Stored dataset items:

------------------------------------------------

#ifdef ENC_TIMING
__device__ long long rs_ticks[8][16];
#define RS_MARK(i) do { if (samp == 0 && tile == 0 && tid == 0 && &sg == &p.seg[0]) rs_ticks[l][i] = wall_clock64(); } while (0)
#else
#define RS_MARK(i)
#endif
template <int NRT, typename Hh>
__device__ __forceinline__ void enc_rs_body(const EncParamsT<Hh>& p, const EncSegT<Hh>& sg, const int samp, const int tile, unsigned* cnt,
                                            unsigned* err, unsigned char* smem) {
  Hh* sK = (Hh*)smem;
  Hh* sV = sK + 80 * XS;
  Hh* sU = sV + 81 * XS;
  Hh* sX = sU;
  float* sS = (float*)sU;
  Hh* sPd = sU + 2 * 16 * RS_SS * 2;
  Hh* sG = sU;
  Hh* sZ = sK;
  Hh* sQ = sU + 80 * XS;
  Hh* sO = sQ + 16 * XS;
  Hh* sA = sO + 16 * XS;
  float* red = (float*)(sA + 16 * XS);
  const int tid = threadIdx.x, lane0 = tid & 63, w = __builtin_amdgcn_readfirstlane(tid >> 6);
  const int N = sg.N, ldp = sg.ldp;
  const int NKP = (N + 31) / 32 * 32;
  const long long row_base = (long long)samp * N;
  const int r0 = tile * 16, nq = min(16, N - r0);
  const long long row0 = row_base + r0;
  if (tid < XS / 8) {
    h16x8<Hh> zv;
#pragma unroll
    for (int e = 0; e < 8; ++e) zv[e] = (Hh)0.0f;
    *(h16x8<Hh>*)(sV + RS_ZROW * XS + tid * 8) = zv;
  }
  DropDesc dd;
  dd.seed = p.seed;
  float kbias[NRT];
#pragma unroll
  for (int j = 0; j < NRT; ++j) {
    const int key = j * 16 + (lane0 & 15);
    kbias[j] = (key < N && sg.kmask && !sg.kmask[(long long)samp * N + key]) ? -10000.0f : 0.f;
  }
  for (int l = 0; l < sg.nlayers; ++l) {
    const EncLayerT<Hh>& L = sg.L[l];
    int lane = lane0;
    asm volatile("" : "+v"(lane));
    const int g = lane >> 4, c16 = lane & 15;
    RS_MARK(0);
    const float pb_q = L.bqkv[w * 16 + c16], pb_kv0 = L.bqkv[EH + (2 * w) * 16 + c16], pb_kv1 = L.bqkv[EH + (2 * w + 1) * 16 + c16];
    float pb_ffn[4];
#pragma unroll
    for (int ct = 0; ct < 4; ++ct) pb_ffn[ct] = L.bi[(4 * w + ct) * 16 + c16];
    const float pb_o = L.bo[w * 16 + c16], pg_1 = L.g1[w * 16 + c16], pe_1 = L.be1[w * 16 + c16];
    const float pb_2 = L.bo2[w * 16 + c16], pg_2 = L.g2[w * 16 + c16], pe_2 = L.be2[w * 16 + c16];
    h16x8<Hh> wq[4], wkv[2][4];
#pragma unroll
    for (int ks = 0; ks < 4; ++ks) {
      wq[ks] = gfrag(L.Wqkv, EH, w * 16, ks * 32, lane);
      wkv[0][ks] = gfrag(L.Wqkv, EH, EH + (2 * w) * 16, ks * 32, lane);
      wkv[1][ks] = gfrag(L.Wqkv, EH, EH + (2 * w + 1) * 16, ks * 32, lane);
    }
    if (l > 0) {
      if (tid == 0) {
        gu32_t* c = (gu32_t*)(cnt + (long long)samp * 6 + (l - 1));
        unsigned spins = 0;
        while (__hip_atomic_load(c, __ATOMIC_RELAXED, __HIP_MEMORY_SCOPE_AGENT) < (unsigned)NRT) {
          __builtin_amdgcn_s_sleep(4);
          if (++spins > RS_SPIN_MAX) { enc_give_up((gu32_t*)err); break; }
        }
      }
      __syncthreads();
    }
    RS_MARK(1);
    {
      const Hh* x = (l == 0 ? sg.x : sg.L[l - 1].out) + row_base * EH;
      const auto rsrc = __builtin_amdgcn_make_buffer_rsrc((void*)x, 0, N * EH * 2, 0x00020000);
      for (int id = tid; id < NRT * 16 * (EH / 8); id += NWAVE * 64) {
        const int r = id / (EH / 8), c = (id % (EH / 8)) * 8;
        const u32x4 v = __builtin_amdgcn_raw_buffer_load_b128(rsrc, (r * EH + c) * 2, 0, 16);
        *(u32x4*)(sX + r * XS + c) = v;
        if (r >= r0 && r < r0 + 16) *(u32x4*)(sO + (r - r0) * XS + c) = v;
      }
    }
    __syncthreads();
    RS_MARK(2);
    {
      f32x4 acc[NRT][2], aq = (f32x4){0.f, 0.f, 0.f, 0.f};
#pragma unroll
      for (int i = 0; i < NRT; ++i) { acc[i][0] = (f32x4){0.f, 0.f, 0.f, 0.f}; acc[i][1] = (f32x4){0.f, 0.f, 0.f, 0.f}; }
#pragma unroll
      for (int ks = 0; ks < 4; ++ks) {
#pragma unroll
        for (int i = 0; i < NRT; ++i) {
          const h16x8<Hh> a = frag_kc(sX, XS, i * 16, ks * 32, lane);
          acc[i][0] = mfma16(a, wkv[0][ks], acc[i][0]);
          acc[i][1] = mfma16(a, wkv[1][ks], acc[i][1]);
        }
        aq = mfma16(frag_kc(sO, XS, 0, ks * 32, lane), wq[ks], aq);
        KSTEP_FENCE();
      }
      Hh* dst = (w < 4 ? sK : sV) + ((2 * w) & 7) * 16 + c16;
#pragma unroll
      for (int i = 0; i < NRT; ++i)
#pragma unroll
        for (int r = 0; r < 4; ++r) {
          dst[(i * 16 + 4 * g + r) * XS] = from_f<Hh>(acc[i][0][r] + pb_kv0);
          dst[(i * 16 + 4 * g + r) * XS + 16] = from_f<Hh>(acc[i][1][r] + pb_kv1);
        }
#pragma unroll
      for (int r = 0; r < 4; ++r) sQ[(4 * g + r) * XS + w * 16 + c16] = from_f<Hh>(aq[r] + pb_q);
    }
    h16x8<Hh> wo[4], w1[4][4];
#pragma unroll
    for (int ks = 0; ks < 4; ++ks) wo[ks] = gfrag(L.Wo, EH, w * 16, ks * 32, lane);
#pragma unroll
    for (int ct = 0; ct < 4; ++ct)
#pragma unroll
      for (int ks = 0; ks < 4; ++ks) w1[ct][ks] = gfrag(L.W1, EH, (4 * w + ct) * 16, ks * 32, lane);
    __syncthreads();
    RS_MARK(3);
    {
      Hh* qg = L.qkv + row0 * 3 * EH;
      for (int id = tid; id < nq * 48; id += NWAVE * 64) {
        const int r = id / 48, c = (id % 48) * 8;
        const Hh* src = c < EH ? sQ + r * XS + c : (c < 2 * EH ? sK + (r0 + r) * XS + (c - EH) : sV + (r0 + r) * XS + (c - 2 * EH));
        *(h16x8<Hh>*)(qg + (long long)r * 3 * EH + c) = *(const h16x8<Hh>*)src;
      }
    }
    for (int u = w; u < ENH * NRT; u += NWAVE) {
      const int h = u / NRT, j = u % NRT;
      f32x4 sc = (f32x4){0.f, 0.f, 0.f, 0.f};
#pragma unroll
      for (int ks = 0; ks < 2; ++ks) sc = mfma16(frag_kc(sQ, XS, 0, h * EHD + ks * 32, lane), frag_kc(sK, XS, j * 16, h * EHD + ks * 32, lane), sc);
      const int key = j * 16 + c16;
      float mb = 0.f;
#pragma unroll
      for (int jj = 0; jj < NRT; ++jj) mb = (jj == j) ? kbias[jj] : mb;
#pragma unroll
      for (int r = 0; r < 4; ++r) sS[(h * 16 + 4 * g + r) * RS_SS + key] = key < N ? sc[r] * p.scale + mb : -3.0e38f;
    }
    __syncthreads();
    RS_MARK(4);
    dd.site = L.site_attn; dd.p = p.p_attn;
    const DropState dsa = drop_init(dd);
    {
      const int rr = 4 * w + g, h = rr >> 4, ql = rr & 15;
      float e[NRT], mx = -3.0e38f;
#pragma unroll
      for (int j = 0; j < NRT; ++j) { e[j] = sS[rr * RS_SS + j * 16 + c16]; mx = fmaxf(mx, e[j]); }
      mx = row16_max(mx);
      float sum = 0.f;
#pragma unroll
      for (int j = 0; j < NRT; ++j) { e[j] = (j * 16 + c16) < N ? __expf(e[j] - mx) : 0.f; sum += e[j]; }
      sum = 1.0f / row16_sum(sum);
      Hh* pc = (Hh*)(sS + rr * RS_SS);
      Hh* pd = sPd + rr * RS_PP;
#pragma unroll
      for (int j = 0; j < NRT; ++j) {
        const int key = j * 16 + c16;
        const float pv = e[j] * sum;
        pc[key] = from_f<Hh>(pv);
        if (dsa.on) {
          const unsigned idx = (unsigned)(((((long long)samp * ENH + h) * N + r0 + ql) * N) + key);
          pd[key] = from_f<Hh>((ql < nq && key < N) ? pv * drop_mul(dsa, idx) : 0.f);
        }
      }
      if (NRT * 16 < NKP && c16 < NKP - NRT * 16) { pc[NRT * 16 + c16] = (Hh)0.0f; if (dsa.on) pd[NRT * 16 + c16] = (Hh)0.0f; }
    }
    __syncthreads();
    RS_MARK(5);
    {
      const int cpr = ldp / 8;
      for (int id = tid; id < ENH * nq * cpr; id += NWAVE * 64) {
        const int h = id / (nq * cpr), rem = id % (nq * cpr), r = rem / cpr, c = (rem % cpr) * 8;
        const long long go = (((long long)samp * ENH + h) * N + r0 + r) * ldp + c;
        *(h16x8<Hh>*)(L.P + go) = *(const h16x8<Hh>*)((const Hh*)(sS + (h * 16 + r) * RS_SS) + c);
        if (dsa.on && L.Pd) *(h16x8<Hh>*)(L.Pd + go) = *(const h16x8<Hh>*)(sPd + (h * 16 + r) * RS_PP + c);
      }
    }
    {
      const int h = w >> 2, jd = w & 3;
      const Hh* pa = dsa.on ? sPd + h * 16 * RS_PP : (const Hh*)(sS + h * 16 * RS_SS);
      const int pp = dsa.on ? RS_PP : 2 * RS_SS;
      f32x4 o = (f32x4){0.f, 0.f, 0.f, 0.f};
      for (int ks = 0; ks < NKP / 32; ++ks)
        o = mfma16(frag_kc(pa, pp, 0, ks * 32, lane), tfrag_clamp(sV + h * EHD, XS, jd * 16, ks * 32, lane, NRT * 16), o);
#pragma unroll
      for (int r = 0; r < 4; ++r) sQ[(4 * g + r) * XS + h * EHD + jd * 16 + c16] = from_f<Hh>(o[r]);
    }
    __syncthreads();
    RS_MARK(6);
    copy_tile<false>(sQ, XS, L.ctx + row0 * EH, EH, nq, EH, tid);
    {
      f32x4 acc = (f32x4){0.f, 0.f, 0.f, 0.f};
#pragma unroll
      for (int ks = 0; ks < 4; ++ks) acc = mfma16(frag_kc(sQ, XS, 0, ks * 32, lane), wo[ks], acc);
      dd.site = L.site_ao; dd.p = p.p_hidden;
      const DropState dsh = drop_init(dd);
      add_norm16(acc, pb_o, pg_1, pe_1, sO, red, sA, L.rstd_a, nq, row0, p.eps, dsh, w, lane);
    }
    __syncthreads();
    RS_MARK(7);
    copy_tile<false>(sA, XS, L.a + row0 * EH, EH, nq, EH, tid);
    h16x8<Hh> w2[16];
    {
      f32x4 acc[4];
#pragma unroll
      for (int ct = 0; ct < 4; ++ct) acc[ct] = (f32x4){0.f, 0.f, 0.f, 0.f};
#pragma unroll
      for (int ks = 0; ks < 4; ++ks) {
        const h16x8<Hh> a = frag_kc(sA, XS, 0, ks * 32, lane);
#pragma unroll
        for (int ct = 0; ct < 4; ++ct) acc[ct] = mfma16(a, w1[ct][ks], acc[ct]);
      }
#pragma unroll
      for (int ks = 0; ks < 16; ++ks) w2[ks] = gfrag(L.W2, EI, w * 16, ks * 32, lane);
#pragma unroll
      for (int ct = 0; ct < 4; ++ct) {
        const int col = (4 * w + ct) * 16 + c16;
#pragma unroll
        for (int r = 0; r < 4; ++r) {
          const float zv = acc[ct][r] + pb_ffn[ct];
          sZ[(4 * g + r) * GS + col] = from_f<Hh>(zv);
          sG[(4 * g + r) * GS + col] = from_f<Hh>(gelu_fast(zv));
        }
      }
    }
    __syncthreads();
    RS_MARK(8);
    copy_tile<false>(sZ, GS, L.z + row0 * EI, EI, nq, EI, tid);
    copy_tile<false>(sG, GS, L.g + row0 * EI, EI, nq, EI, tid);
    {
      f32x4 acc = (f32x4){0.f, 0.f, 0.f, 0.f};
#pragma unroll
      for (int ks = 0; ks < 16; ++ks) acc = mfma16(frag_kc(sG, GS, 0, ks * 32, lane), w2[ks], acc);
      dd.site = L.site_out; dd.p = p.p_hidden;
      const DropState dsh = drop_init(dd);
      add_norm16(acc, pb_2, pg_2, pe_2, sA, red, sO, L.rstd_o, nq, row0, p.eps, dsh, w, lane);
    }
    __syncthreads();
    RS_MARK(9);
    copy_tile<true>(sO, XS, L.out + row0 * EH, EH, nq, EH, tid);
    asm volatile("s_waitcnt vmcnt(0)" ::: "memory");
    __syncthreads();
    RS_MARK(10);
    if (tid == 0 && l + 1 < sg.nlayers) __hip_atomic_fetch_add((gu32_t*)(cnt + (long long)samp * 6 + l), 1u, __ATOMIC_RELAXED, __HIP_MEMORY_SCOPE_AGENT);
  }
}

------------------------------------------------

**Try it:** If a line in the records above includes the string "spins", copy it.

**Exercise answer:**
        unsigned spins = 0;
          if (++spins > RS_SPIN_MAX) { enc_give_up((gu32_t*)err); break; }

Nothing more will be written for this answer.